In embodiments of the invention, by implementing method 100, an optimal length to diameter ratio for an adsorption column with an ion-exchange resin as the adsorbent used in adsorbing an aldehyde from a mixture of monoethylene glycol, water, and/or other ionic impurities is in a range of 2.2 to 5.5 and all ranges and values there between including ranges of 2.2 to 2.5, 2.5 to 2.8, 2.8 to 3.1, 3.1 to 3.4, 3.4 to 3.7, 3.7 to 4.0, 4.0 to 4.3, 4.3 to 4.6, 4.6 to 4.9, 4.9 to 5.2, and 5.2 to 5.5. In embodiments of the invention, an optimal length to diameter ratio for an adsorption column with an ion-exchange resin as the adsorbent used in adsorbing an aldehyde from a mixture of monoethylene glycol, water, and/or other ionic impurities is preferably about 4.1.

As part of the disclosure of the present invention, specific examples are included below. The examples are for illustrative purposes only and are not intended to limit the invention. Those of ordinary skill in the art will readily recognize parameters that can be changed or modified to yield essentially the same results.

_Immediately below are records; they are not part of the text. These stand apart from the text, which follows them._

template <bool INTERIOR, int IN_MODE, int GAUSS_, int NIT, int D, int MW, int NG>
__device__ __forceinline__ void rc_rrc_body(const RcIterArgs& a, const int zb, const int ze, float* smf, const uint32_t lds0, const int tx0, const int ty0) {
    constexpr int NT = NG * MW, MH = NG * NIT;
    constexpr int WW = MW + 2 * D, WH = MH + 2 * D, WP = WW, WN = WP * WH, NWL = (WN + NT - 1) / NT;
    constexpr int WNP = (WN + 63) & ~63;
    constexpr int MP = MW + 1, PLANE = MH * MP;
    static_assert(5 * PLANE <= 5 * WNP, "border-block M1 planes alias the R1 window");
    float4* LA = (float4*)smf;
    float* LB = smf + 4 * WNP;
    float* XR = LB + WNP;
    float* Ms = smf;
    const uint32_t lds_a = lds0, lds_b = lds0 + 16u * WNP;
    const int w = a.w, h = a.h;
    const int ox = tx0 - 2 - D, oy = ty0 - 2 - D;
#define RC_RRC_COORDS(tid_)                                                         \
    const int x = (tid_) & (MW - 1), grp = (tid_) / MW, ly0 = grp * NIT;            \
    const int px = tx0 - 2 + x;                                                     \
    const int gxo = INTERIOR ? px : rc_clampi(px, 0, w - 1);                        \
    int gys[NIT];                                                                   \
    _Pragma("unroll") for (int q = 0; q < NIT; q++)                                 \
        gys[q] = INTERIOR ? ty0 - 2 + ly0 + q : rc_clampi(ty0 - 2 + ly0 + q, 0, h - 1);

    float4 A0[NIT];
    float B0[NIT];
    float dx[NIT], dy[NIT];
    {
        const int tid = threadIdx.x;
        RC_RRC_COORDS(tid)
        const size_t s0 = (size_t)((a.slot0 + zb * a.zstep) % a.nslots) * a.R_slot_stride;
        const size_t s1 = (size_t)((a.slot1 + zb * a.zstep) % a.nslots) * a.R_slot_stride;
        rc_rrc_issue_window<INTERIOR, NT, WP, WN, NWL>(a.RA + s1, a.RB + s1, lds_a, lds_b, tid, ox, oy, w, h);
#pragma unroll
        for (int q = 0; q < NIT; q++) {
            const unsigned p0 = (unsigned)(gys[q] * w + gxo);
            A0[q] = (a.RA + s0)[p0];
            B0[q] = (a.RB + s0)[p0];
            rc_r0_prep(A0[q], B0[q]);
        }
        rc_rr_flow_in<IN_MODE, NIT, MW, MH, INTERIOR>(a, a.fin + (size_t)zb * a.fin_pair_stride, tx0, ty0, gxo, gys, dx, dy);
    }

    for (int z = zb; z < ze; z++) {
        const size_t s1 = (size_t)((a.slot1 + z * a.zstep) % a.nslots) * a.R_slot_stride;
        const float4* __restrict__ RA1 = a.RA + s1;
        const float* __restrict__ RB1 = a.RB + s1;
        const bool more = z + 1 < ze;
        int tid = threadIdx.x;
        asm volatile("" : "+v"(tid));
        RC_RRC_COORDS(tid)
        rc_all_barrier();

        float m[NIT][5];
        rc_rr_matrices<INTERIOR, NIT, WW, WH, WP>(m, A0, B0, dx, dy, LA, LB, ox, oy, RA1, RB1, gxo, gys, w, h);
        rc_rr_exchange<NIT, MW>(m, XR, grp, x);
        rc_lds_barrier();

        {
            float2 f1[NIT];
            rc_rr_flows<GAUSS_, NIT, MW, NG>(m, XR, grp, x, a.win, f1);
            float f1x[NIT], f1y[NIT];
#pragma unroll
            for (int q = 0; q < NIT; q++) { f1x[q] = f1[q].x; f1y[q] = f1[q].y; }
            rc_rr_matrices<INTERIOR, NIT, WW, WH, WP>(m, A0, B0, f1x, f1y, LA, LB, ox, oy, RA1, RB1, gxo, gys, w, h);
        }
        if (more) {
#pragma unroll
            for (int q = 0; q < NIT; q++) {
                const int i = (int)__umul24((unsigned)(gys[q] - oy), (unsigned)WP) + (gxo - ox);
                A0[q] = LA[i];
                B0[q] = LB[i];
                rc_r0_prep(A0[q], B0[q]);
            }
        }
        rc_lds_barrier();
        if constexpr (!INTERIOR) {
#pragma unroll
            for (int q = 0; q < NIT; q++)
#pragma unroll
                for (int c = 0; c < 5; c++) Ms[c * PLANE + (ly0 + q) * MP + x] = m[q][c];
            rc_lds_barrier();
#pragma unroll
            for (int q = 0; q < NIT; q++) {
                const int py = ty0 - 2 + ly0 + q;
                if ((unsigned)px >= (unsigned)w || (unsigned)py >= (unsigned)h) {
                    const int cx = gxo - (tx0 - 2), cy = gys[q] - (ty0 - 2);
#pragma unroll
                    for (int c = 0; c < 5; c++) m[q][c] = Ms[c * PLANE + cy * MP + cx];
                }
            }
        }
        rc_rr_exchange<NIT, MW>(m, XR, grp, x);
        rc_lds_barrier();

        if (more) {
            const size_t n1 = (size_t)((a.slot1 + (z + 1) * a.zstep) % a.nslots) * a.R_slot_stride;
            rc_rrc_issue_window<INTERIOR, NT, WP, WN, NWL>(a.RA + n1, a.RB + n1, lds_a, lds_b, tid, ox, oy, w, h);
        }

        {
            char* fout = a.fout + (size_t)z * a.fout_pair_stride;
            float2 f2[NIT];
            rc_rr_flows<GAUSS_, NIT, MW, NG>(m, XR, grp, x, a.win, f2);
            if (x >= 2 && x < MW - 2 && (INTERIOR || px < w)) {
                unsigned so = (unsigned)(ty0 - 2 + ly0) * (unsigned)a.fout_step + (unsigned)px * 8u;
#pragma unroll
                for (int q = 0; q < NIT; q++) {
                    const int ly = ly0 + q, py = ty0 - 2 + ly;
                    if (ly >= 2 && ly < MH - 2 && (INTERIOR || py < h)) *(float2*)(fout + so) = f2[q];
                    so += (unsigned)a.fout_step;
                }
            }
        }
        if (more) rc_rr_flow_in<IN_MODE, NIT, MW, MH, INTERIOR>(a, a.fin + (size_t)(z + 1) * a.fin_pair_stride, tx0, ty0, gxo, gys, dx, dy);
    }
#undef RC_RRC_COORDS
}
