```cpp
int emx_run(emx_ctx* c, int64_t nsteps, int32_t thin_by, int32_t store) {
    HIPOK(c, hipSetDevice(c->device));
    NEED(c, thin_by >= 1, "Invalid thinning argument");
    NEED(c, !c->cur.active, "emx_run: a step begun with emx_step_begin is still open");
    const int64_t total = nsteps * thin_by;
    c->call_steps = total;
    const bool devp = mtdev_eligible(c);
    if (c->mtdev && !devp) {
        const int rcm = mtdev_stop(c);
        if (rcm) return rcm;
    }
    const bool piped = !devp && pipe_eligible(c) && c->target != EMX_TARGET_HOST && (c->pipe || total >= 2);
    if (c->pipe && !piped) PIPE_STOP(c);
    if (c->pipe && persist_exact_ok(c) != (c->pipe_nsinks == PLAN_RING)) PIPE_STOP(c);
    if (piped && !c->pipe) {
        const int rc = pipe_start(c);
        if (rc) return rc;
    }
    const int rc = run_impl(c, nsteps, thin_by, store);
    c->call_steps = 1;
    if (rc && (c->pipe || c->mtdev)) pipe_stop(c);
    return rc;
}

static int run_impl(emx_ctx* c, int64_t nsteps, int32_t thin_by, int32_t store) {
    NEED(c, thin_by >= 1, "Invalid thinning argument");
    NEED(c, c->rng_mode != EMX_RNG_INPUTS, "emx_run needs an RNG mode that generates plans");
// ... 163 lines not shown
                }
                if (rc) {
                    c->cur.active = false;
                    return rc;
                }
            }
            rc = emx_step_end(c);
            if (rc) return rc;
            c->graph_warm = true;
            ctr_synced = false;
            ++i;
        }
    }
    c->prep_hint = 1;
    if (c->comm && (c->exchange == EMX_EXCHANGE_PULL || c->exchange == EMX_EXCHANGE_DIRECT) && c->world > 1) {
        int64_t per = 0;
        int rc = emx_replica_pack(c, &per);
        if (rc) return rc;
        const int e = g_rccl.AllGather(c->sendbuf, c->gathered, (size_t)per * (c->D + 3), RCCL_FLOAT64, c->comm, c->stream);
        if (e != 0) FAIL(c, -6, "ncclAllGather failed: %s", g_rccl.GetErrorString ? g_rccl.GetErrorString(e) : "?");
        rc = emx_replica_unpack(c);
        if (rc) return rc;
    }
    return 0;
}

static int64_t shard_rows_per_rank(int64_t N, int world, int min_nsplits = 2) {
    const int64_t maxns = (N + min_nsplits - 1) / min_nsplits + 1;
    return (maxns + world - 1) / world + 1;
}

static int min_nsplits_of(const emx_ctx* c) {
    int m = 2;
    for (const auto& mv : c->moves) m = std::min(m, (int)mv.nsplits);
    return std::max(1, m);
}

static int partners_of(int kind) {
    return kind == EMX_MOVE_GAUSS ? 0 : kind == EMX_MOVE_STRETCH ? 1 : kind == EMX_MOVE_DE ? 2 : 3;
}

static int64_t pull_capacity(int64_t N, int G, int S, int npart) {
    if (G <= 1) return 1;
    const int64_t bmax = (N + G - 1) / G, nsmax = (N + S - 1) / S;
    const int64_t hard = (int64_t)npart * std::min(bmax, nsmax);
    const double mean = (double)npart * (double)N / S / G / G;
// ... 1208 lines not shown
```

emcee_amd/device.py:

```python
import ctypes as C

import numpy as np

from . import _lib
from ._lib import EmxError, MoveDesc

__all__ = ["DeviceEnsemble", "EmxError"]

_STATUS_NAN_LOGP = 1
_STATUS_BAD_COORD = 2
_STATUS_EXCHANGE_OVERFLOW = 4
_STATUS_EXCHANGE_TIMEOUT = 8
_STATUS_PLAN_PRODUCER = 16
_STATUS_SINGULAR_COV = 32


def _blob_shape(b):
    return b[..., 0] if b.shape[-1] == 1 else b
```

Example 1 Adsorption of Urea Using an Adsorption Column with Optimal L/D Ratio

Adsorption of urea using an adsorption column from a dialysate buffer was conducted. In this experiment, a glass column was packed with activated carbon while maintaining L/D ratio as 5 in all the experiments. Packed column was wetted with distilled water for 24 hours before carrying out the urea adsorption experiments. Dialysate fluid composition having a urea concentration of 2000 ppm was poured from the top and passed through the column while applying a constant vacuum of 0.08 MPa at the bottom. The flowrate was observed as 1.5 ml/minute under employed experimental conditions. Aliquots were collected at different time interval over the period of 90-180 minutes and urea concentration was estimated.

Adsorption of urea with activated carbon as the adsorbent in batch conditions was conducted as a control. In the control experiment, a conical flask was charged with dialysate buffer loaded with 10 wt. % activated carbon and put on a shaker at 150 rpm at room temperature. After 24 hours, an aliquot was taken out from the solution, filtered and used for urea content analysis.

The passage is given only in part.